When to Use Sanding Sealer

GF sanding sealerWhat is ”sanding sealer” and what’s it good for? Below, Michael Dresdner offer’s a short course on the properties and uses of sanding sealer to a Woodworker’s Journal eZine reader:

Q. In all my years of finishing and refinishing furniture, I have never used sanding sealer. When and why should it be used, if at all? Will it make a big a difference in the end results of my projects?

A. Michael Dresdner: “Sanding sealer is never mandatory — it is an option that saves time and material in some situations, and is unnecessary in others. Some woods, like cedar, spruce, and poplar, are so porous that they tend to suck up the first few coats of sprayed lacquer as if nothing were applied. Other woods, such as walnut and mahogany, require a good bit of sanding to level the pores even when pore filler is used. In both cases, the material of choice would be something that builds up quickly and is very easy to sand. Enter sanding sealer.

“Sanding sealer is lacquer, or some other basic coating, with zinc stearate added. The stearate, which is a soft, fluffy soap, adds loft to the lacquer, making it build up and fill in pores much faster. It also makes the lacquer softer, and acts as a lubricant when sanding, so that sanding sealer powders off quickly and easily. These characteristics make it ideal for trimming both the number of coats and the amount of time spent sanding them. This is especially helpful when you are trying to build a perfectly flat, pore-free finish. It is useless, in fact, counterproductive, for the open pore “natural” look finishes more popular today.

“A word of warning is in order. The stearates make sanding sealer rather soft. If you put a hard, brittle finish, like lacquer, over a thick, soft one, like sanding sealer, it is much more likely to chip and crack. For that reason, if you use sanding sealer, stick to one or two coats at the most, and plan to sand most of it back off.
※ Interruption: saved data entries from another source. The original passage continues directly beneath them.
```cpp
extern "C" int mspl_conv1x1_fwd(const float* x, const float* w, int32_t N, int32_t Cin, int32_t Cout,
                                int32_t groups, int32_t HW, const mspl_epilogue_t* ep, float* out,
                                void* stream) {
    MSPL_REQUIRE(x && w && out, MSPL_ERR_NULL_POINTER, "conv1x1: null pointer");
    MSPL_REQUIRE(N > 0 && Cin > 0 && Cout > 0 && groups > 0 && HW > 0, MSPL_ERR_BAD_SHAPE,
                 "conv1x1: bad shape N=%d Cin=%d Cout=%d groups=%d HW=%d", N, Cin, Cout, groups, HW);
    MSPL_REQUIRE(Cin % groups == 0 && Cout % groups == 0, MSPL_ERR_BAD_SHAPE,
                 "conv1x1: channels (%d,%d) not divisible by groups %d", Cin, Cout, groups);
    if (int rc = check_epi(ep, Cout, "conv1x1", true)) return rc;
    const Epi e = make_epi(ep, Cout, HW);
    hipStream_t s = (hipStream_t)stream;
    PwGeom g;
    memset(&g, 0, sizeof(g));
    g.N = N; g.Cin = Cin; g.Cout = Cout; g.G = groups; g.K = Cin / groups; g.M = Cout / groups; g.HW = HW;
    if (launch_thin_try(x, w, N, Cin, Cout, groups, HW, e, out, s) == 0) {
        MSPL_CHECK_LAUNCH("conv1x1(thin)");
        return MSPL_OK;
    }
    if ((g.K < 16 || (g.K & 1)) && (size_t)Cout * g.K * 4 <= 48 * 1024) return launch_small(x, w, N, Cin, Cout, groups, HW, e, out, s);
    MSPL_REQUIRE((g.K & 1) == 0, MSPL_ERR_UNSUPPORTED, "conv1x1: odd K=%d per group with %d output channels is not supported", g.K, Cout);

    if (conv1x1_splitk_try(x, w, N, Cin, Cout, groups, HW, e, out, s) == 0) {
        MSPL_CHECK_LAUNCH("conv1x1(split-K)");
        return MSPL_OK;
    }
    const int K32 = (g.K + 31) & ~31;
    g.KS = K32 | 1;
    g.vecw = ((g.K & 3) == 0) && ((((uintptr_t)w) & 15) == 0);
    static const int dbg_areg = MSPL_TUNE_INT("MSPL_PW_AREG", 1);
    const int ng8 = g.K >> 3;
    const bool ng_ok = ng8 == 2 || ng8 == 3 || ng8 == 4 || ng8 == 6 || ng8 == 8 || ng8 == 12 || ng8 == 16;
    const bool ng_big = (ng8 == 32 || ng8 == 64) && (size_t)((g.M < 32 ? g.M : 32) * ((g.K | 1)) + 32 * ROWC) * 4 <= 64 * 1024 && g.M <= 32;
    const bool areg_shape = dbg_areg == 2 || (g.K <= 32 && (int64_t)N * HW >= 100000);
    static const int dbg_pipe = MSPL_TUNE_INT("MSPL_PW_PIPE", 1);
    const bool pipe_shape = true;
    if (dbg_pipe && pipe_shape && (g.K & 7) == 0 && (ng_ok || ng_big) && g.vecw &&
        (size_t)N * Cin * HW * sizeof(float) < (1ull << 32) && (size_t)N * e.ctot * HW * sizeof(float) < (1ull << 32))
        return launch_pipe(x, w, g, e, ep, out, s);
    if (dbg_areg && areg_shape && (g.K & 7) == 0 && ng_ok && g.vecw &&
        (size_t)N * Cin * HW * sizeof(float) < (1ull << 32) && (size_t)N * e.ctot * HW * sizeof(float) < (1ull << 32))
        return launch_areg(x, w, g, e, ep, out, s);
    const int rowf = ROWC;
    MSPL_REQUIRE((size_t)N * Cin * HW * sizeof(float) < (1ull << 32) && (size_t)N * e.ctot * HW * sizeof(float) < (1ull << 32),
                 MSPL_ERR_UNSUPPORTED, "conv1x1: tensor exceeds the 32-bit byte offsets of the matrix-core kernel");
    const size_t lds_cap = 96 * 1024;
    static const int dbg_lds = MSPL_TUNE_INT("MSPL_PW_LDS", 0);
    const size_t lds_want = dbg_lds ? (size_t)dbg_lds * 1024 : 40 * 1024;
    MSPL_REQUIRE((size_t)32 * (g.KS + rowf) * 4 <= lds_cap, MSPL_ERR_UNSUPPORTED,
                 "conv1x1: K=%d per group exceeds the LDS weight tile", g.K);
    int mb = ((g.M + 31) / 32) * 32;
    if (mb > 128) mb = 128;
    while (mb > 32 && (size_t)mb * (g.KS + rowf) * 4 > lds_want) mb -= 32;
    g.MB = mb;
    g.mblocks = ceil_div(g.M, mb);
    g.mc_total = mb / 32;
    g.WM = g.mc_total >= 3 ? 4 : g.mc_total;
    const int wp = 4 / g.WM;
    const size_t lds = (size_t)g.MB * (g.KS + rowf) * sizeof(float);
    static std::once_flag attr_once;
    {
        constexpr int cap = 96 * 1024;
        std::call_once(attr_once, [] {
            (void)hipFuncSetAttribute((const void*)conv1x1_mfma_kernel<1, 4>, hipFuncAttributeMaxDynamicSharedMemorySize, cap);
            (void)hipFuncSetAttribute((const void*)conv1x1_mfma_kernel<2, 4>, hipFuncAttributeMaxDynamicSharedMemorySize, cap);
            (void)hipFuncSetAttribute((const void*)conv1x1_mfma_kernel<4, 4>, hipFuncAttributeMaxDynamicSharedMemorySize, cap);
            (void)hipFuncSetAttribute((const void*)conv1x1_mfma_kernel<1, 16>, hipFuncAttributeMaxDynamicSharedMemorySize, cap);
            (void)hipFuncSetAttribute((const void*)conv1x1_mfma_kernel<2, 16>, hipFuncAttributeMaxDynamicSharedMemorySize, cap);
            (void)hipFuncSetAttribute((const void*)conv1x1_mfma_kernel<1, 8>, hipFuncAttributeMaxDynamicSharedMemorySize, cap);
            (void)hipFuncSetAttribute((const void*)conv1x1_mfma_kernel<2, 8>, hipFuncAttributeMaxDynamicSharedMemorySize, cap);
            (void)hipGetLastError();
        });
    }
    auto al = [](const void* p, int a) { return p == nullptr || (((uintptr_t)p) & (a - 1)) == 0; };
    auto ok = [&](int ns) {
        const int a = ns * 4;
        return HW % ns == 0 && al(x, a) && al(out, a) && (!ep || (al(ep->pre_add, a) && al(ep->residual, a) && al(ep->reinf_r, a)));
    };
    auto waves_of = [&](int ns) { return (int64_t)groups * g.mblocks * g.mc_total * ceil_div64((int64_t)N * HW, 32 * ns); };
    int nsub = 1;
    if (ok(4) && waves_of(4) >= 2048) nsub = 4;
    else if (ok(2) && waves_of(2) >= 2048) nsub = 2;
// ... 54 lines not shown
```

### mspl_amd/csrc/labels.hip

```cpp
#include <stdlib.h>

#include <algorithm>

#include "common.hpp"
#include "loss_parts.hpp"

namespace mspl {

struct LeGeom {
    int N, C, Hm, Wm, Ha, Wa, H, W;
    float shm, swm, sha, swa;
};

__global__ __launch_bounds__(256) void label_epilogue_kernel(const float* __restrict__ mainp,
                                                             const float* __restrict__ auxp, LeGeom g,
                                                             const uint8_t* __restrict__ lut,
                                                             uint8_t* __restrict__ labels, float* __restrict__ prob,
                                                             float* __restrict__ kld, float* __restrict__ main_up,
                                                             float* __restrict__ aux_up, int64_t total) {
    int64_t idx = (int64_t)blockIdx.x * 256 + threadIdx.x;
    if (idx >= total) return;
    const int x = (int)(idx % g.W);  idx /= g.W;
    const int y = (int)(idx % g.H);
    const int n = (int)(idx / g.H);
// ... 81 lines not shown
    bilinear_src(g.shm, y, g.Hm, my0, my1, mwy0, mwy1);
    bilinear_src(g.swm, x, g.Wm, mx0, mx1, mwx0, mwx1);
    const int mplane = g.Hm * g.Wm;
    const float* mr0 = mainp + (size_t)n * g.C * mplane + my0 * g.Wm;
    const float* mr1 = mainp + (size_t)n * g.C * mplane + my1 * g.Wm;
    float m[CMAX], a[CMAX];
#pragma unroll
    for (int c = 0; c < CMAX; ++c) {
        m[c] = -INFINITY;
        if (c < g.C) {
            const float top = mwx0 * mr0[c * mplane + mx0] + mwx1 * mr0[c * mplane + mx1];
            const float bot = mwx0 * mr1[c * mplane + mx0] + mwx1 * mr1[c * mplane + mx1];
            m[c] = mwy0 * top + mwy1 * bot;
        }
    }
    if (auxp) {
        int ay0, ay1, ax0, ax1;  float awy0, awy1, awx0, awx1;
        bilinear_src(g.sha, y, g.Ha, ay0, ay1, awy0, awy1);
        bilinear_src(g.swa, x, g.Wa, ax0, ax1, awx0, awx1);
        const int aplane = g.Ha * g.Wa;
        const float* ar0 = auxp + (size_t)n * g.C * aplane + ay0 * g.Wa;
        const float* ar1 = auxp + (size_t)n * g.C * aplane + ay1 * g.Wa;
#pragma unroll
        for (int c = 0; c < CMAX; ++c) {
            a[c] = -INFINITY;
            if (c < g.C) {
                const float top = awx0 * ar0[c * aplane + ax0] + awx1 * ar0[c * aplane + ax1];
                const float bot = awx0 * ar1[c * aplane + ax0] + awx1 * ar1[c * aplane + ax1];
                a[c] = awy0 * top + awy1 * bot;
            }
        }
    } else {
#pragma unroll
        for (int c = 0; c < CMAX; ++c) a[c] = c < g.C ? 0.f : -INFINITY;
    }
    const size_t pix = ((size_t)n * g.H + y) * g.W + x;
    if (labels) {
        float omax = -INFINITY;  int best = 0;
#pragma unroll
        for (int c = 0; c < CMAX; ++c) {
            if (c < g.C) { const float o = m[c] + 0.5f * a[c]; if (o > omax) { omax = o; best = c; } }
        }
        labels[pix] = lut ? lut[best] : (uint8_t)best;
    }
    if (kld) {
        float k = 0.f;
        if (auxp) {
            float M1 = -INFINITY, M2 = -INFINITY;
#pragma unroll
            for (int c = 0; c < CMAX; ++c) { M1 = fmaxf(M1, m[c]); M2 = fmaxf(M2, a[c]); }
            float S1 = 0.f, T1 = 0.f, S2 = 0.f;
#pragma unroll
            for (int c = 0; c < CMAX; ++c) {
                if (c < g.C) {
                    const float d1 = m[c] - M1, d2 = a[c] - M2;
                    const float e1 = __expf(d1);
                    S1 += e1;
                    T1 = fmaf(e1, d1 - d2, T1);
                    S2 += __expf(d2);
                }
            }
            k = T1 / S1 - __logf(S1) + __logf(S2);
        }
        kld[pix] = k;
    }
}

constexpr int LE_RB = 4;

struct LeStage {
    int nrm, nra;
    int wms, was;
    int ncls;
    unsigned magc;
    int vec;
    unsigned magqm, magqa;
};
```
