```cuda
template <int TN, bool COUNT = false>
__global__ __launch_bounds__(256) void k_score_all(const DevModel* __restrict__ mp, const float* h, int mrows, const int* item_idx,
                                                   long long n_sel, float* out, long long ldo, int apply_act,
                                                   int* cnt = nullptr, long long col_begin = 0, const int* tie_col = nullptr,
                                                   unsigned tie_ctr = 0) {
    extern __shared__ __attribute__((aligned(16))) float smem[];
    const DevModel& m = *mp;
    const int tid = threadIdx.x, lane = tid & 63, wid = tid >> 6, li = lane & 15, lg = lane >> 4;
    const int D = m.Dtop;
    const int ldk = SC_KC + 2;
    float* sA = smem;
    float* sB = sA + SC_BM * ldk;
    int* sItem = reinterpret_cast<int*>(sB + TN * ldk);
    const long long n0 = (long long)blockIdx.x * TN;
    const int rbase = blockIdx.y * SC_BM;
    if (tid < TN) {
        const long long n = n0 + tid;
        int item = -1;
        if (n < n_sel) item = item_idx ? item_idx[n] : (int)n;
// ... 182 lines not shown

__global__ void k_selftest_mfma32(const float* A, const float* Bm, float* C, int K) {
    const int lane = threadIdx.x & 63, l32 = lane & 31, lh = lane >> 5;
    f32x16 acc;
    for (int j = 0; j < 16; ++j) acc[j] = 0.f;
    for (int k = 0; k < K; k += 2) acc = mfma32(A[l32 * K + k + lh], Bm[(k + lh) * 32 + l32], acc);
    for (int r = 0; r < 16; ++r) C[(8 * (r >> 2) + 4 * lh + (r & 3)) * 32 + l32] = acc[r];
}

template __global__ void k_sparse_update<1, false>(const DevModel*, StepState*, int);
template __global__ void k_sparse_update<1, true>(const DevModel*, StepState*, int);
template __global__ void k_sparse_update<2, false>(const DevModel*, StepState*, int);
template __global__ void k_sparse_update<2, true>(const DevModel*, StepState*, int);
template __global__ void k_sparse_update_generic<1>(const DevModel*, StepState*, int, int);
template __global__ void k_sparse_update_generic<2>(const DevModel*, StepState*, int, int);
template __global__ void k_loss_rows<false, 0, 1>(const DevModel*, StepState*);
template __global__ void k_loss_rows<false, 0, 4>(const DevModel*, StepState*);
template __global__ void k_loss_rows<false, 1, 1>(const DevModel*, StepState*);
template __global__ void k_loss_rows<false, 1, 4>(const DevModel*, StepState*);
template __global__ void k_loss_rows<false, 2, 1>(const DevModel*, StepState*);
template __global__ void k_loss_rows<false, 2, 4>(const DevModel*, StepState*);
template __global__ void k_loss_rows<false, 3, 1>(const DevModel*, StepState*);
template __global__ void k_loss_rows<false, 3, 4>(const DevModel*, StepState*);
template __global__ void k_loss_rows<true, 0, 4>(const DevModel*, StepState*);
template __global__ void k_loss_rows<true, 1, 4>(const DevModel*, StepState*);
template __global__ void k_loss_rows<true, 2, 4>(const DevModel*, StepState*);
template __global__ void k_loss_rows<true, 3, 4>(const DevModel*, StepState*);
template __global__ void k_sparse_update<4, false>(const DevModel*, StepState*, int);
template __global__ void k_sparse_update<4, true>(const DevModel*, StepState*, int);
template __global__ void k_sparse_update_generic<4>(const DevModel*, StepState*, int, int);
template __global__ void k_update<1, 32, false>(const DevModel*, StepState*, const DenseTile*, int, int);
template __global__ void k_update<1, 32, true>(const DevModel*, StepState*, const DenseTile*, int, int);
template __global__ void k_update<2, 32, false>(const DevModel*, StepState*, const DenseTile*, int, int);
template __global__ void k_update<2, 32, true>(const DevModel*, StepState*, const DenseTile*, int, int);
template __global__ void k_dense_grad<32>(const DevModel*, StepState*, const DenseTile*);
template __global__ void k_score_fwd<GT_BN, GT_BK>(const DevModel*, StepState*);
template __global__ void k_score_fwd<32, 64>(const DevModel*, StepState*);
template __global__ void k_score_fwd<64, 32, T2_BK>(const DevModel*, StepState*);
template __global__ void k_score_fwd<64, 32, 3>(const DevModel*, StepState*);
template __global__ void k_score_bwd<32, GT_BK>(const DevModel*, StepState*, int, int, int, int);
template __global__ void k_score_bwd<64, 64>(const DevModel*, StepState*, int, int, int, int);
template __global__ void k_gru_p1<GT_BN, P1_BK>(const DevModel*, StepState*, int, int, int, GruFwdPredict);
// ... 8 lines not shown
```
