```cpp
__device__ __forceinline__ int frexp_exp_d(double x) {
  int e;
  frexp(x, &e);
// ... 206 lines not shown
          const int row = 16 * g + kk + 4 * r;
          if (row < nbj && cvalid) P[(size_t)(64 * j + row) * ld + c0 + cc] = out[r];
        }
      }
    }
  }
}

__global__ __launch_bounds__(256) void panel_trsm_kernel(double* __restrict__ A, int ld, int n, int ko, int kb, const double* __restrict__ inv16) {
  __shared__ double I16[16][16][17];
  panel_trsm_body(A, ld, n, ko, kb, inv16, I16, blockIdx.x);
}

#define TAIL_MAX_M 48
#define TAIL_MAX_KP 256
#define TAIL_LDS_BYTES ((TAIL_MAX_KP * TAIL_MAX_M + TAIL_MAX_M * TAIL_MAX_M + 64 * 65) * 8)
__global__ __launch_bounds__(256) void front_tail_kernel(double* __restrict__ A, int ld, int n, int nf, int p0, int kp, int front_id,
                                                         int* __restrict__ status, double* __restrict__ inv16) {
  extern __shared__ double tsm[];
  const int r0 = p0 + kp, m = n - r0, nft = nf - r0, tid = threadIdx.x;
  double* Pl = tsm;
  double* S = tsm + (size_t)TAIL_MAX_KP * TAIL_MAX_M;
  double(*D)[65] = (double(*)[65])(S + TAIL_MAX_M * TAIL_MAX_M);
  for (int idx = tid; idx < kp * m; idx += 256) {
    const int k = idx / m, j = idx - k * m;
    Pl[idx] = A[(size_t)(p0 + k) * ld + r0 + j];
  }
  for (int idx = tid; idx < m * m; idx += 256) {
    const int i = idx / m, j = idx - i * m;
    S[idx] = (j >= i) ? A[(size_t)(r0 + i) * ld + r0 + j] : 0.0;
  }
  __syncthreads();
  for (int idx = tid; idx < m * m; idx += 256) {
// ... 50 lines not shown
  __syncthreads();
  if (tid < 64) {
    const int blk = tid >> 4, c = tid & 15, base = 16 * blk;
    double x[16];
#pragma unroll
    for (int i = 15; i >= 0; i--) {
      double sacc = (i == c) ? 1.0 : 0.0;
#pragma unroll
      for (int kq = i + 1; kq < 16; kq++) sacc -= D[base + i][base + kq] * x[kq];
      x[i] = (i <= c) ? sacc / D[base + i][base + i] : 0.0;
    }
#pragma unroll
    for (int i = 0; i < 16; i++) inv16[(size_t)blk * 256 + i * 16 + c] = x[i];
  }
}

#ifndef PDF_STAMP
#define PDF_STAMP(flags, b, slot)
#endif
#define PDF_TA0 32
#define PDF_MAX_COLTILES 992
#define PDF_PR0 1024
#define PDF_TD0 1536
#define PDF_FLAG_WORDS 8192
#define PDF_MAX_CHAIN_T 114
#define PDF_SPIN_LIMIT 2000000L
#define PDF_LDS_DOUBLES (2 * 64 * DP_LDW)
#define PDF_LDS_BYTES (PDF_LDS_DOUBLES * 8)

__host__ __device__ inline unsigned int pdf_ta_need(int sj) { return sj < 4 ? 4u * (unsigned int)(sj + 1) : 2u; }
// ... 264 lines not shown
```

gtsam_personal_amd/csrc/lmgpu.hip:

```cpp
#include <hip/hip_runtime.h>
#include <rccl/rccl.h>

#include <algorithm>
#include <chrono>
#include <cmath>
#include <cstdio>
#include <cstdlib>
#include <cstring>
#include <condition_variable>
#include <limits>
#include <mutex>
#include <string>
#include <map>
#include <vector>
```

For the same reason, and because it tends to shrink as it cures, it is not advisable to use sanding sealer instead of pore filler.”

From the Woodworker’s Journal eZine archives

It’s important to recognize that the term “sanding sealer” means different things to different wood finishers. Many people use nothing but a coat of dewaxed shellac as a sanding sealer. Zinsser SealCoat, a pre-mixed 2 lb. cut of crystal-clear dewaxed shellac, is one of the most lauded products in this category. It works great for sealing raw wood and as a barrier coat between two possibly incompatible finishes – like an oil-based stain and a waterborne top coat. It dries super-fast and sands very well.

What SealCoat doesn’t do is offer lots of fast surface build. If you want a sealer that will help you stop up thirsty pores and smooth out the surface of the wood, you’re better off with the stearated variety of sanding sealer mentioned above. General Finishes EF Sanding Sealer is a high quality acrylic waterborne sanding sealer that builds fast and makes sanding smooth and easy. For wood with large, open grain, such as walnut or mahogany, sanding sealer is especially handy as a final fill after most of the grain has been evened out with grain filler. Now, what is “grain filler” and what’s it good for? See ”Using Wood Grain Filler” here on the Rockler Blog.

3 thoughts on “When to Use Sanding Sealer

  1. This is an excellent article. I need to refinish a cedar entry door
    that has stress marks and an old coat of lacquer (it is at least 80
    years old. Now I will just sand and refinish it. Thank you

  2. I am constructing a number of large picture frames made with raw basswood. Some frames will be painted and some will be stained. Basswood fuzzes up with sanding, so should I use a sanding sealer like Zinsser Sealcoat and if so, how many coats? For the stained frames, should I use a seal coat and a stain per-conditioner or is there some incompatibility?